Hello! I posted last month about my step-son getting son my nerves ect...I talked to my husband about me getting some therapy as he was not keen on the whole family going and talking to someone. He said it would not help if I talked to someone. That there wasn't a problem. So basically I am left here to try to work out these issues on my own. In the past week we went to my sons football game and the whole time my stepson sat there telling my bad my son sucked and how bad his team was ect..So it ruined the whole game for me. He talked about how much better he could be IF he played. So I sat him down after the game and told him he is NO better than anyone else and if he wants to sit with us at future games that I don't want him to talk about my son or how much better he thinks he is. We will see how tonight goes!
I think I figured out why I cant stand him so much besides his arrogance. And it really has nothing to do with HIM. Its because he is SO spoiled by his mother. He gets to do everything (go on vacations ect) gets everything he wants, and I cant provide that for my son, not do I want to spoil my son. But it makes me feel bad for my son. and resentment towards my step-son. I KNOW this is something to work on, and what makes it worse is his dad does nothing about it. I know he loves that fact that he's spoiled and we cant do the same for my son. That pisses me off even more.


----------



## SlowlyGoingCrazy (Jun 2, 2011)

If you want to go to therapy, go. You don't need a permission slip from your husband. 
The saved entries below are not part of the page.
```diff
+TS_HD bool tile_decode_bal(const TileLaunch& L, int64_t b, int64_t* ti, int64_t* tj) {
+  const int x = (int)(b & 7);
+  const int64_t pos = b >> 3;
+  const int hn = ts_unpack(L.hn, x);
+  const int64_t q = pos - hn, full_slots = (int64_t)(L.r1 - L.r0) * 64;
+  if (q >= 0 && q < full_slots) {
+    int64_t SI, SJ;
+    ts_full_super(((int64_t)L.r0 + (q >> 6)) * 8 + x, L.col0_first, L.nh, &SI, &SJ);
+    *ti = SI * 8 + ((q & 63) >> 3);
+    *tj = SJ * 8 + (q & 7);
+    return true;
+  }
+  int64_t e = pos;
+  if (q >= 0) {
+    e = q - full_slots;
+    if (e >= ts_unpack(L.tn, x)) return false;
+    e += hn;
+  }
+  uint32_t v = L.table[(int64_t)x * L.stride + e];
+#if defined(__HIP_DEVICE_COMPILE__)
+  v = __builtin_amdgcn_readfirstlane(v);
+#endif
+  *ti = v & 0xffff;
+  *tj = v >> 16;
+  return true;
+}
+
+TS_HD void tile_decode_second(int64_t b, int tn2, int64_t* ti, int64_t* tj) {
+  const int64_t nlow = (int64_t)tn2 * (tn2 + 1) / 2;
+  if (b < nlow) { ts_tri(b, ti, tj); return; }
+  const int64_t r = b - nlow;
+  *ti = tn2 + r / tn2;
+  *tj = r % tn2;
+}
+
+
+struct TileSched {
+  bool ok = false;
+  int n_launch = 1;
+  TileLaunch L[2] = {};
+  std::vector<uint32_t> table[2];
+  int64_t blocks[2] = {0, 0};
+  int64_t tiles[2] = {0, 0};
+  int64_t off_int[2] = {0, 0}, off_last[2] = {0, 0}, diag_int[2] = {0, 0}, diag_last[2] = {0, 0};
+};
+
+namespace ts_detail {
+struct Deal { std::vector<uint32_t> t[8]; };
+
+inline void deal(const std::vector<uint32_t>& tiles, const int64_t prior[8], const double base[8], Deal* d) {
+  int64_t total = (int64_t)tiles.size();
+  for (int x = 0; x < 8; ++x) total += prior[x];
+  const int64_t q = total / 8;
+  int rem = (int)(total % 8);
+  int64_t want[8];
+  bool extra[8] = {};
+  for (int x = 0; x < 8; ++x)
+    if (prior[x] > q && rem > 0) { extra[x] = true; --rem; }
+  while (rem > 0) {
+    int best = -1;
+    for (int x = 0; x < 8; ++x)
+      if (!extra[x] && (best < 0 || base[x] < base[best])) best = x;
+    extra[best] = true; --rem;
+  }
+  int64_t given = 0;
+  for (int x = 0; x < 8; ++x) {
+    want[x] = q + (extra[x] ? 1 : 0) - prior[x];
+    if (want[x] < 0) want[x] = 0;
+  }
+  for (int x = 0; x < 8; ++x) {
+    int64_t w = want[x];
+    if (x == 7 || w > (int64_t)tiles.size() - given) w = (int64_t)tiles.size() - given;
+    d->t[x].assign(tiles.begin() + given, tiles.begin() + given + w);
+    given += w;
+  }
+}
+}
+
+inline void tile_sched_build(int tiles_m, int tiles_n, bool col0_first, int n_launch, const double base_last[8], TileSched* S) {
+  *S = TileSched();
+  S->n_launch = n_launch;
+  const int sm = (tiles_m + 7) / 8, fm = tiles_m / 8;
+  if (tiles_m < 1 || tiles_n < 1 || tiles_n > tiles_m || tiles_m > 0xffff || (n_launch != 1 && n_launch != 2)) return;
+  if (fm >= 2 && (fm - 1) * 8 > tiles_n) return;
+  const int nh = col0_first ? (fm > 1 ? fm - 1 : 0) : 0;
+  const int64_t F = (int64_t)fm * (fm - 1) / 2, R = F / 8;
+  std::vector<uint32_t> head, tail;
+  int64_t f = 0, total = R * 512;
+  auto visit = [&](int SI, int SJ) {
+    const bool full = SI < fm && SJ < SI;
+    if (full && f++ < R * 8) return;
+    std::vector<uint32_t>& v = (col0_first && SJ == 0) ? head : tail;
+    for (int r = 0; r < 8; ++r)
+      for (int c = 0; c < 8; ++c) {
+        const int ti = SI * 8 + r, tj = SJ * 8 + c;
+        if (ti < tiles_m && tj < tiles_n && tj <= ti) { v.push_back((uint32_t)ti | ((uint32_t)tj << 16)); ++total; }
+      }
+  };
+  if (col0_first) {
+    for (int SI = 1; SI < fm; ++SI) visit(SI, 0);
+    std::vector<uint32_t> rest;
+    rest.swap(head);
+    visit(0, 0);
+    head.insert(head.end(), rest.begin(), rest.end());
+    for (int SI = fm > 1 ? fm : 1; SI < sm; ++SI) visit(SI, 0);
+    for (int SI = 1; SI < sm; ++SI)
+      for (int SJ = 1; SJ <= SI; ++SJ) visit(SI, SJ);
+  } else {
+    for (int SI = 0; SI < sm; ++SI)
+      for (int SJ = 0; SJ <= SI; ++SJ) visit(SI, SJ);
+  }
+  int64_t r_cut = R;
+  if (n_launch == 2) {
+    r_cut = (int64_t)floor(((double)total * 0.5 - (double)head.size()) / 512.0 + 0.5);
+    const int64_t need = (((int64_t)nh < R * 8 ? (int64_t)nh : R * 8) + 7) / 8;
+    if (r_cut < need) r_cut = need;
+    if (r_cut > R) r_cut = R;
+  }
+  const int64_t zero[8] = {0, 0, 0, 0, 0, 0, 0, 0};
+  const double nobase[8] = {0, 0, 0, 0, 0, 0, 0, 0};
+  ts_detail::Deal dh, dt, dl;
+  ts_detail::deal(head, zero, nobase, &dh);
+  std::vector<uint32_t> tail_last, tail_rest;
+  for (uint32_t v : tail) ((int)(v & 0xffff) == tiles_m - 1 ? tail_last : tail_rest).push_back(v);
+  int64_t prior[8];
+  for (int x = 0; x < 8; ++x) prior[x] = (n_launch == 1) ? (int64_t)dh.t[x].size() : 0;
+  ts_detail::deal(tail_last, prior, nobase, &dl);
+  for (int x = 0; x < 8; ++x) prior[x] += (int64_t)dl.t[x].size();
+  ts_detail::deal(tail_rest, prior, base_last ? base_last : nobase, &dt);
+  for (int x = 0; x < 8; ++x) dt.t[x].insert(dt.t[x].begin(), dl.t[x].begin(), dl.t[x].end());
+  const int last = n_launch - 1;
+  for (int l = 0; l < n_launch; ++l) {
+    TileLaunch& L = S->L[l];
+    L.table = nullptr;
+    L.r0 = (l == 0) ? 0 : (int)r_cut;
+    L.r1 = (l == last) ? (int)R : (int)r_cut;
+    L.nh = nh;
+    L.col0_first = col0_first ? 1 : 0;
+    int64_t per[8], mx = 0, cnt_max = 0;
+    for (int x = 0; x < 8; ++x) {
+      const int64_t h = (l == 0) ? (int64_t)dh.t[x].size() : 0, t = (l == last) ? (int64_t)dt.t[x].size() : 0;
+      if (h > 0xffff || t > 0xffff) return;
+      L.hn[x >> 2] |= (uint64_t)h << (16 * (x & 3));
+      L.tn[x >> 2] |= (uint64_t)t << (16 * (x & 3));
+      per[x] = h + t;
+      if (per[x] > mx) mx = per[x];
+      const int64_t c = per[x] + (int64_t)(L.r1 - L.r0) * 64;
+      if (c > cnt_max) cnt_max = c;
+    }
+    L.stride = (int)mx;
+    S->table[l].assign((size_t)(8 * mx), 0);
+    for (int x = 0; x < 8; ++x) {
+      size_t o = (size_t)x * (size_t)mx;
+      if (l == 0) for (uint32_t v : dh.t[x]) S->table[l][o++] = v;
+      if (l == last) for (uint32_t v : dt.t[x]) S->table[l][o++] = v;
+    }
+    S->blocks[l] = 8 * cnt_max;
+    auto count = [&](int64_t ti, int64_t tj) {
+      const bool lastrow = ti == tiles_m - 1;
+      ++S->tiles[l];
+      if (ti == tj) ++(lastrow ? S->diag_last[l] : S->diag_int[l]);
+      else ++(lastrow ? S->off_last[l] : S->off_int[l]);
+    };
+    for (int x = 0; x < 8; ++x) {
+      if (l == 0) for (uint32_t v : dh.t[x]) count(v & 0xffff, v >> 16);
+      if (l == last) for (uint32_t v : dt.t[x]) count(v & 0xffff, v >> 16);
+    }
+    for (int64_t ff = (int64_t)L.r0 * 8; ff < (int64_t)L.r1 * 8; ++ff) {
+      int64_t SI, SJ;
+      ts_full_super(ff, L.col0_first, L.nh, &SI, &SJ);
+      for (int r = 0; r < 8; ++r)
+        for (int c = 0; c < 8; ++c) count(SI * 8 + r, SJ * 8 + c);
+    }
+  }
+  S->ok = true;
+}
+
+inline double tile_sched_counted_flops(const TileSched& S, int l, int64_t M, int64_t K, int tiles_m, int gt) {
+  const double rl = (double)(M - (int64_t)(tiles_m - 1) * gt), g = (double)gt;
+  return (double)K * (2.0 * g * g * (double)S.off_int[l] + 2.0 * rl * g * (double)S.off_last[l] +
+                      g * (g + 1.0) * (double)S.diag_int[l] + rl * (rl + 1.0) * (double)S.diag_last[l]);
+}
+inline double tile_sched_flops(const TileSched& S, int l, int64_t M, int64_t K, int tiles_m, int gt) {
+  if (l < S.n_launch - 1) return tile_sched_counted_flops(S, l, M, K, tiles_m, gt);
+  double before = 0.0;
+  for (int i = 0; i < l; ++i) before += tile_sched_counted_flops(S, i, M, K, tiles_m, gt);
+  return (double)M * (double)(M + 1) * (double)K - before;
+}
```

It would be good to work on these issues and the resentment


----------



## MJJEAN (Jun 26, 2015)

Each and every time that kid talks about how much better he'd be tell him to put up or shut up. Eventually, he'll get the hint.

If you want counseling, go.


----------



## EleGirl (Dec 3, 2011)

Why do you let your husband dictate whether or not you can go to a counselor to help you deal with your issues?


----------



## casey.ree (Aug 25, 2017)

I just know if I go then my husband will give me the silent treatment or act funny. He is immature like that. I spent some alone 0ne-on-one time with my son this past weekend, first time in years. He did not like it one bit. Gave me the silent treatment for a few hours. needed to know what we talked about ect.


----------



## Cooper (Apr 18, 2008)

casey.ree said:


> I just know if I go then my husband will give me the silent treatment or act funny. He is immature like that. I spent some alone 0ne-on-one time with my son this past weekend, first time in years. He did not like it one bit. Gave me the silent treatment for a few hours. needed to know what we talked about ect.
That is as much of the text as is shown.